I am building a Westfield Columbia G519 WW2 tribute bike, but I have not found a set of Truss rods for it. I saw Bergerwerke has upper and lower truss brackets, but not the rods themselves. Can anyone point me to a set of truss rods (brackets would be good too). I'm willing to buy the whole fork if necessary.


----------



## Kickstand3 (Dec 15, 2022)

What’s a
G519?
Pics


----------



## programmer4hire (Dec 15, 2022)

Kickstand3 said:


> What’s a
> G519?
> Pics



It was the WW2 Military Bicycle.





						History
					






					www.bergerwerke.com


----------



## altapat (Dec 15, 2022)

Check this out:
https://www.ebay.com/itm/255865298406?campid=5335809022


----------



## programmer4hire (Dec 15, 2022)

altapat said:


> Check this out:
> https://www.ebay.com/itm/255865298406?campid=5335809022



Thanks.

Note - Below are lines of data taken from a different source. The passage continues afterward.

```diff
+template <int NPL, int MT>
+static void resident_set_lds() {
+    (void)hipFuncSetAttribute(reinterpret_cast<const void*>(&dense_bf16x6_resident_kernel<NPL, MT, 0>), hipFuncAttributeMaxDynamicSharedMemorySize,
+                              (int)resident_lds_bytes<NPL>());
+    (void)hipFuncSetAttribute(reinterpret_cast<const void*>(&dense_bf16x6_resident_kernel<NPL, MT, RES_KS>), hipFuncAttributeMaxDynamicSharedMemorySize,
+                              (int)resident_lds_bytes<NPL>());
+    if constexpr (MT > 1) resident_set_lds<NPL, MT - 1>();
+}
+static int resident_cus() {
+    constexpr int MAXDEV = 64;
+    static int cus[MAXDEV];
+    int dev = 0;
+    if (hipGetDevice(&dev) != hipSuccess || dev < 0 || dev >= MAXDEV) { set_error("dense_bf16x6_batched: no current device"); return 0; }
+    if (!cus[dev]) {
+        int n = 0;
+        if (hipDeviceGetAttribute(&n, hipDeviceAttributeMultiprocessorCount, dev) != hipSuccess || n <= 0) {
+            set_error("dense_bf16x6_batched: the device does not tell its compute units"); return 0;
+        }
+        resident_set_lds<3, RES_M / 16>();
+        resident_set_lds<1, RES_M / 16>();
+        cus[dev] = n;
+    }
+    return cus[dev];
+}
+static int resident_launch(DenseArgs g, int slices, int items, int planes_count, hipStream_t st) {
+    const int cus = resident_cus();
+    if (!cus) return PTTS_ELAUNCH;
+    const int wgs = (items + 7) / 8;
+    const dim3 grid((unsigned)(wgs < cus ? wgs : cus));
+#define DNS_RK(NPL, MT) do { if (g.KS == RES_KS) hipLaunchKernelGGL((dense_bf16x6_resident_kernel<NPL, MT, RES_KS>), grid, dim3(THREADS), resident_lds_bytes<NPL>(), st, g, slices, items); \
+                             else hipLaunchKernelGGL((dense_bf16x6_resident_kernel<NPL, MT, 0>), grid, dim3(THREADS), resident_lds_bytes<NPL>(), st, g, slices, items); } while (0)
+#define DNS_R(MT) do { if (planes_count == 1) DNS_RK(1, MT); else DNS_RK(3, MT); } while (0)
+    switch ((g.M + 15) / 16) {
+        case 1: DNS_R(1); break;
+        case 2: DNS_R(2); break;
+        case 3: DNS_R(3); break;
+        case 4: DNS_R(4); break;
+        case 5: DNS_R(5); break;
+        case 6: DNS_R(6); break;
+        case 7: DNS_R(7); break;
+        default: DNS_R(8); break;
+    }
+#undef DNS_R
+#undef DNS_RK
+    return check_launch("dense_bf16x6_batched");
+}
+
 extern "C" int ptts_dense_bf16x6_batched(const float* A, long long strideA, const void* planes, long long stride_planes_bytes,
                                          const float* bias, float* C, long long strideC, int nbatch, int M, int N, int K,
                                          long long lda, long long ldc, int planes_count, void* stream) {
@@ -1241,6 +1430,11 @@
     g.res = nullptr; g.res_rows = 1; g.ldr = 0;
     g.bsA = strideA; g.bsP = stride_planes_bytes / 2; g.bsC = strideC;
     g.stats = nullptr; g.om_scale = g.om_shift = nullptr;
+    const long long items = (long long)nbatch * ((N + 31) / 32);
+    if (batched_resident_on() && ptts_dense_batched_resident_eligible(strideA, M, N, K, planes_count) && items <= 0x3fffffffLL) {
+        g.vec_out = ldc % 4 == 0 && strideC % 4 == 0 && ((uintptr_t)C & 15) == 0 && (!bias || ((uintptr_t)bias & 15) == 0);
+        return resident_launch(g, (N + 31) / 32, (int)items, planes_count, (hipStream_t)stream);
+    }
     const int cb = (N + NBLK - 1) / NBLK;
     int mt = 8; double best_eff = -1.0;
     {
```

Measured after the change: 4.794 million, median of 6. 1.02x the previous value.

I had seen those, but I was hoping for something cheaper, and maybe with the lower truss. Your comment made me finally pull the trigger on them.


----------



## Risk Man (Dec 15, 2022)

I have no idea if these would work, but I have the fork and truss rods from my Ladies 1949 Shelby Flyer.


----------



## programmer4hire (Dec 15, 2022)

Risk Man said:


> I have no idea if these would work, but I have the fork and truss rods from my Ladies 1949 Shelby Flyer.



Thanks, I went with the previous commenters suggestion.


----------



## facair55 (Dec 15, 2022)

The G519 truss rods are slightly different from Huffman civilian and probably others. 
By elongating the bottom of the rods will allow for adjustment. Also, G519's used a HD hub.


----------